I mean, yeah, it was most definitely not a high point in my life, being left in the pound and all. But I am completely honest when I say that I'd rather have stayed in the pound than be forced to live my life as some sort of avatar-eating-machine. For reference, here is an average day for me:

1) Wake up... in the pound.

2) Get ushered out of my room by the creepy Tech--I mean Dr. Death.

3) Watch for a few minutes as my new owner does some really quick paperwork.

4) Go to my new 'home'.

5) Get force-fed any of the following:

a. Something with the word 'Skeith' in it's name. This can range anywhere from a Milk Chocolate Skeith to a Skeith Sword. Yikes.

b. Foods that are 'speckled', random objects that are 'speckled', and Neezles Jabs. You read the last one right.

c. Either a bunch of leek, or a palm fan. These aren't so bad, because at least the brain-to-mouth sensation comprehends most of this as food.

Find a pattern, yet? Did you notice the odd amount of non-edible items that are forcefully made edible? Those are not exaggerations or lies; they are legitimately my life. Oh, and for those still interested, here are the final parts of my day:

6) Get pounded ASAP. My record has been 13 seconds flat.

7) Rinse, lather, repeat, repeat, repeat process.

I think that speaks for itself. Don't get me wrong, I have nothing against avatars or people or anything, but if you had to deal with all of that every day of your life, you'd be cranky, too. It's quite taxing really; the entire process is also pretty uncomfortable. I mean, who was the jelly-head that came up with the idea that us Skeiths could eat anything under the sun?

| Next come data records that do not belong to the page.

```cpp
template <typename A>
A desc_args(const maua_modconv_desc* d) {
  A a = layer_args(A{}, operands(d), noise_of(d), epilogue_of(d));
  if (d->rgb_out) {
// ... 135 lines not shown
  hipStream_t st = ctx->stream;
  if (route == R_UPWALK || route == R_FUSED) {
    if (int rc = launch_prep_upwalk_weights(st, d->w, base + o_w, d->Co, d->Ci, d->flip, dtype)) return rc;
  } else if (is_tconv(route)) {
    if (int rc = launch_prep_tconv_weights(st, dtype, d->w, base + o_w, d->Co, d->Ci, d->flip)) return rc;
  } else if (route != R_UPFIR) {
    if (int rc = launch_prep_weights(st, dtype, d->w, base + o_w, nullptr, d->Co, d->Ci, 3, d->up, d->up == 2 ? d->flip : 0, d->Co, d->Ci))
      return rc;
  }
  if (route == R_FUSED)
    if (int rc = launch_prep_weights(st, dtype, d1->w, base + o_w1, nullptr, d1->Co, d1->Ci, 3, 1, 0, d1->Co, d1->Ci)) return rc;
  const void* x = d->x;
  long x_bstride = d->x_bstride;
  if (reads_premod(route)) {
    if (int rc = launch_premod_nhwc(st, d->x, d->x_bstride, d->s, base + o_xm, d->B, (long)d->H * d->W, d->Ci, dtype)) return rc;
    x = base + o_xm;
    x_bstride = (long)d->H * d->W * d->Ci;
  }
  if (ones_bytes)
    if (int rc = launch_fill_ones(st, (float*)(base + o_ones), (long)d->B * d->Ci)) return rc;
  switch (route) {
    case R_LOWRES:
    case R_GENERIC:
    case R_DMA: {
      ConvArgs a = conv_args(d);
      a.x = x; a.x_bstride = x_bstride; a.w = base + o_w;
      if (route == R_DMA) a.s = nullptr;
      return route == R_LOWRES    ? launch_modconv_lowres(st, dtype, a, base + o_xm, (float*)(base + o_ws))
             : route == R_GENERIC ? launch_modconv3x3(st, dtype, a)
                                  : launch_modconv_dma(st, a, dtype);
    }
    case R_HIRES:
    case R_UPWALK:
    case R_FUSED: {
      HiresArgs a = hires_args(d);
      a.w = base + o_w;
      if (route == R_HIRES) return launch_modconv_hires(st, a, dtype);
      if (route == R_UPWALK) return launch_upwalk(st, a, dtype);
      HiresArgs f = hires_args(d1);
      f.x = nullptr; f.y = nullptr; f.w = base + o_w1;
      a.y = nullptr;
      return launch_upwalk_fused(st, a, f, force_segs, narrow_ok, dtype);
    }
    case R_TFIR:
    case R_TDMA:
    case R_T2: {
      void* t = d->t ? d->t : base + o_t;
      ConvArgs a = tconv_args(d);
      a.x = x; a.x_bstride = x_bstride; a.w = base + o_w; a.y = t;
      if (route != R_T2) a.s = (const float*)(base + o_ones);
      UpfirArgs u = upfir_args(d);
      if (route == R_TFIR) return launch_tconv_fir(st, a, u, dtype, force_segs >= 0, force_segs);
      if (route == R_TDMA) {
        if (int rc = launch_tconv_edges(st, a, dtype)) return rc;
        if (int rc = launch_tconv_dma(st, a, dtype)) return rc;
      } else if (int rc = launch_tconv2(st, dtype, a)) {
        return rc;
      }
      u.t = t;
      return launch_upfir_epilogue(st, dtype, u);
    }
    case R_UPFIR: {
      UpfirArgs u = upfir_args(d);
      u.t = d->x;
      return launch_upfir_epilogue(st, dtype, u);
    }
  }
  return MAUA_OK;
}

extern "C" int maua_torgb_ex(maua_ctx* ctx, const void* x, const float* wmod, const float* bias, const float* prev, float* out, int B,
                             int H, int W, int C, float clamp, int dtype) {
  MAUA_REQUIRE(ctx && x && wmod && bias && out, "maua_torgb_ex: NULL argument");
  MAUA_REQUIRE(B >= 0 && H > 0 && W > 0 && C > 0, "maua_torgb_ex: bad shape");
  MAUA_REQUIRE(!prev || (H % 2 == 0 && W % 2 == 0), "maua_torgb_ex: the skip image needs an even grid");
  RgbArgs r{};
  r.x = x; r.wmod = wmod; r.bias = bias; r.prev = prev; r.out = out; r.B = B; r.H = H; r.W = W; r.C = C; r.clamp = clamp;
  upsample_fir16(r.fir);
  return launch_torgb(ctx->stream, dtype, r);
}
```

maua_amd/csrc/modconv_tconv_dma.hip:

```cpp
#include "common.h"
#include "internal.h"
#include "mma.h"
#include "modconv_tconv.h"

namespace maua {

namespace {

constexpr int PTH = 8, PTW = 32;
constexpr int HW1 = PTW + 1, HPX = (PTH + 1) * HW1;
constexpr int KB = 64;
constexpr int HBUF = HPX * KB;
constexpr int WROWS = 9 * 32;
constexpr int WBUF = WROWS * KB;
constexpr int OFF_H = 2 * WBUF;
constexpr int NW = 4, NT = NW * 64;
constexpr int WJ = (WBUF / 1024 + NW - 1) / NW;
constexpr int HJ = (HPX * 4 + NT - 1) / NT;

}

template <typename F>
__global__ __launch_bounds__(NT, 2) void tconv_dma_kernel(ConvArgs a) {
  constexpr int ES = 128 * 2 + 16, PPP = 16;
  extern __shared__ __attribute__((aligned(1024))) char smem[];
  const unsigned lds0 = __builtin_amdgcn_readfirstlane(lds_off(smem));
  const int tid = threadIdx.x, lane = tid & 63;
  const int wave = __builtin_amdgcn_readfirstlane(tid >> 6);
  const int r = lane & 31, h = lane >> 5;
  const int tiles_x = a.W >> 5, tiles = tiles_x * (a.H >> 3), CB = a.Co >> 5;
  const int cbg = CB < 8 ? CB : 8, n_ts = tiles * a.B, per_group = ((n_ts + 7) >> 3) * 8 * cbg;
  const int L = blockIdx.x, grp = L / per_group, Lg = L - grp * per_group;
  const int xcd = Lg & 7, idx = Lg >> 3;
  const int cb = grp * cbg + idx % cbg, ts = (idx / cbg) * 8 + xcd;
  if (ts >= n_ts) return;
  const int b = ts / tiles, tile = ts - b * tiles;
  const int tyi = tile / tiles_x, txi = tile - tyi * tiles_x;
  const int ty0 = tyi * PTH, tx0 = txi * PTW;
  const char* xb = reinterpret_cast<const char*>(a.x) + (long)b * a.x_bstride * 2;
  const char* wp = reinterpret_cast<const char*>(a.w);

  unsigned hoff[HJ];
#pragma unroll
  for (int j = 0; j < HJ; j++) {
    const int P = (wave + NW * j) * 64 + lane;
    const int hp = P >> 2, q = (P & 3) ^ tconv_swz(hp);
    const int py = (hp * 1986) >> 16;
    const int px = hp - py * HW1;
    const int gy = ty0 - 1 + py, gx = tx0 - 1 + px;
    hoff[j] = 0xffffffffu;
    if (P < HPX * 4) {
      if (gy >= 0 && gx >= 0) {
        hoff[j] = (unsigned)(((gy * a.W + gx) * a.Ci + q * 8) * 2);
      } else {
        *reinterpret_cast<u32x4*>(smem + OFF_H + P * 16) = u32x4{0u, 0u, 0u, 0u};
        *reinterpret_cast<u32x4*>(smem + OFF_H + HBUF + P * 16) = u32x4{0u, 0u, 0u, 0u};
      }
    }
  }
  unsigned woff[WJ];
#pragma unroll
  for (int j = 0; j < WJ; j++) {
    const int ii = wave + NW * j;
    const int R = min(16 * ii + (lane >> 2), WROWS - 1);
    const int k = R >> 5, n = R & 31;
    const int q = (lane & 3) ^ tconv_swz(R);
    woff[j] = (unsigned)((((((kTconvSlot[k] * CB + cb) * 4 + kTconvCls[k]) * 32 + n) * a.Ci) + q * 8) * 2);
  }
#define TD_ISSUE(C_, BUF_)                                                                               \
  {                                                                                                      \
    const char* ws_ = wp + (long)(C_) * KB;                                                              \
    _Pragma("unroll") for (int j = 0; j < WJ; j++)                                                      \
      if (wave + NW * j < WBUF / 1024) dma16_s(ws_, woff[j], lds0 + (BUF_) * WBUF + (wave + NW * j) * 1024); \
    const char* xs_ = xb + (long)(C_) * KB;                                                              \
    _Pragma("unroll") for (int j = 0; j < HJ; j++)                                                      \
      if (hoff[j] != 0xffffffffu) dma16_s(xs_, hoff[j], lds0 + OFF_H + (BUF_) * HBUF + (wave + NW * j) * 1024); \
  }

  const int hp00 = (2 * wave) * HW1 + r;
  const unsigned b0 = (unsigned)(r * KB + ((tconv_swz(r) ^ h) << 4));
#define TD_A(HR_, Q1_, KS_, BUF_)                                                                                              \
  ({                                                                                                                           \
    const int hp_ = hpv + (HR_) * HW1 + (Q1_);                                                                                 \
    *reinterpret_cast<const u32x4*>(smem + ((OFF_H + (BUF_) * HBUF + hp_ * KB + ((tconv_swz(hp_) ^ h) << 4)) ^ ((KS_) << 5))); \
  })
#define TD_B(K_, KS_, BUF_) (*reinterpret_cast<const u32x4*>(smem + (BUF_) * WBUF + (K_) * 32 * KB + (b0 ^ ((KS_) << 5))))

  f32x16 acc[2][4];
#pragma unroll
  for (int R = 0; R < 2; R++)
#pragma unroll
    for (int c = 0; c < 4; c++)
#pragma unroll
      for (int e = 0; e < 16; e++) acc[R][c][e] = 0.f;

  const int n_chunks = a.Ci >> 5;
  TD_ISSUE(0, 0)
  if (n_chunks > 1) TD_ISSUE(1, 1)
  asm volatile("s_waitcnt vmcnt(0)" ::: "memory");
  __syncthreads();
  int hpv = hp00;
#define TD_STEP(KS_, BUF_)                                                                                            \
  {                                                                                                                   \
    u32x4 A00 = TD_A(0, 0, KS_, BUF_), A01 = TD_A(0, 1, KS_, BUF_);                  \
    u32x4 A10 = TD_A(1, 0, KS_, BUF_), A11 = TD_A(1, 1, KS_, BUF_);                                \
    u32x4 A20 = TD_A(2, 0, KS_, BUF_), A21 = TD_A(2, 1, KS_, BUF_);                                \
    {                                                                                                                 \
      const u32x4 B0 = TD_B(0, KS_, BUF_), B1 = TD_B(1, KS_, BUF_), B2 = TD_B(2, KS_, BUF_);                          \
      Mma<F>::step(acc[0][0], B0, A00); Mma<F>::step(acc[1][0], B0, A10);                            \
      Mma<F>::step(acc[0][1], B2, A01); Mma<F>::step(acc[1][1], B2, A11);                   \
      Mma<F>::step(acc[0][0], B1, A01); Mma<F>::step(acc[1][0], B1, A11);                   \
    }                                                                                                                 \
    {                                                                                                                 \
      const u32x4 B3 = TD_B(3, KS_, BUF_), B4 = TD_B(4, KS_, BUF_);                                                   \
      Mma<F>::step(acc[0][2], B4, A10); Mma<F>::step(acc[1][2], B4, A20);                   \
      Mma<F>::step(acc[0][0], B3, A10); Mma<F>::step(acc[1][0], B3, A20);                   \
    }                                                                                                                 \
    {                                                                                                                 \
      const u32x4 B5 = TD_B(5, KS_, BUF_), B6 = TD_B(6, KS_, BUF_), B7 = TD_B(7, KS_, BUF_), B8 = TD_B(8, KS_, BUF_); \
      Mma<F>::step(acc[0][3], B8, A11); Mma<F>::step(acc[1][3], B8, A21);                            \
      Mma<F>::step(acc[0][1], B6, A11); Mma<F>::step(acc[1][1], B6, A21);                                             \
      Mma<F>::step(acc[0][2], B7, A11); Mma<F>::step(acc[1][2], B7, A21);                                             \
      Mma<F>::step(acc[0][0], B5, A11); Mma<F>::step(acc[1][0], B5, A21);                                             \
    }                                                                                                                 \
  }
  for (int c = 0; c < n_chunks; c++) {
    const int buf = c & 1;
    asm volatile("" : "+v"(hpv));
    TD_STEP(0, buf)
    {
      u32x4 A00 = TD_A(0, 0, 1, buf), A01 = TD_A(0, 1, 1, buf), A10 = TD_A(1, 0, 1, buf), A11 = TD_A(1, 1, 1, buf);
      u32x4 A20 = TD_A(2, 0, 1, buf), A21 = TD_A(2, 1, 1, buf);
      const u32x4 B0 = TD_B(0, 1, buf), B1 = TD_B(1, 1, buf), B2 = TD_B(2, 1, buf), B3 = TD_B(3, 1, buf), B4 = TD_B(4, 1, buf);
      const u32x4 B5 = TD_B(5, 1, buf), B6 = TD_B(6, 1, buf), B7 = TD_B(7, 1, buf), B8 = TD_B(8, 1, buf);
      asm volatile("s_waitcnt vmcnt(0)" ::: "memory");
      __syncthreads();
      if (c + 2 < n_chunks) TD_ISSUE(c + 2, buf)
      Mma<F>::step(acc[0][0], B0, A00); Mma<F>::step(acc[1][0], B0, A10);
      Mma<F>::step(acc[0][1], B2, A01); Mma<F>::step(acc[1][1], B2, A11);
      Mma<F>::step(acc[0][0], B1, A01); Mma<F>::step(acc[1][0], B1, A11);
      Mma<F>::step(acc[0][2], B4, A10); Mma<F>::step(acc[1][2], B4, A20);
      Mma<F>::step(acc[0][0], B3, A10); Mma<F>::step(acc[1][0], B3, A20);
      Mma<F>::step(acc[0][3], B8, A11); Mma<F>::step(acc[1][3], B8, A21);
      Mma<F>::step(acc[0][1], B6, A11); Mma<F>::step(acc[1][1], B6, A21);
      Mma<F>::step(acc[0][2], B7, A11); Mma<F>::step(acc[1][2], B7, A21);
      Mma<F>::step(acc[0][0], B5, A11); Mma<F>::step(acc[1][0], B5, A21);
    }
  }
#undef TD_ISSUE
#undef TD_A
#undef TD_B
#undef TD_STEP

  const int Wt = 2 * a.W + 1, Ht = 2 * a.H + 1;
  __syncthreads();
  char* epi = smem;
#pragma unroll
  for (int R = 0; R < 2; R++) {
    const int m = (2 * wave + R) * 32 + r;
#pragma unroll
    for (int c = 0; c < 4; c++)
#pragma unroll
      for (int qd = 0; qd < 4; qd++)
        *reinterpret_cast<uint2*>(epi + m * ES + (c * 32 + 8 * qd + 4 * h) * 2) =
            make_uint2(Fmt16<F>::pack2(acc[R][c][qd * 4 + 0], acc[R][c][qd * 4 + 1]), Fmt16<F>::pack2(acc[R][c][qd * 4 + 2], acc[R][c][qd * 4 + 3]));
  }
  __syncthreads();
  char* yb = reinterpret_cast<char*>(a.y) + (long)b * Ht * Wt * a.Co * 2;
  for (int p = tid; p < PTH * PTW * PPP; p += NT) {
    const int mm = p / PPP, pc = p - mm * PPP;
    const int gy = ty0 + (mm >> 5), gx = tx0 + (mm & 31);
    const int nv = pc * 8, cls = nv >> 5, ch = nv & 31;
    const int oy = 2 * gy + (cls >> 1), ox = 2 * gx + (cls & 1);
    *reinterpret_cast<uint4*>(yb + (((long)oy * Wt + ox) * a.Co + cb * 32 + ch) * 2) =
        *reinterpret_cast<const uint4*>(epi + mm * ES + pc * 16);
  }
}
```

Okay, so, we can 'technically' chew and digest everything, what with our sharp teeth and comfortably sized stomachs... but it doesn't mean we want to!

I'm sure everyone is capable of rolling around in kau dung, not bathing for weeks, or even telling the Faerie Queen herself that she's got to find a more natural hair color. However, it doesn't mean you will or would like to. Because of my unwanted abilities, I'm paranoid that I'll wake up one morning with a Skeith Plushie halfway down my throat. Yes, it's happened before, and no, it is not something I'd like to repeat.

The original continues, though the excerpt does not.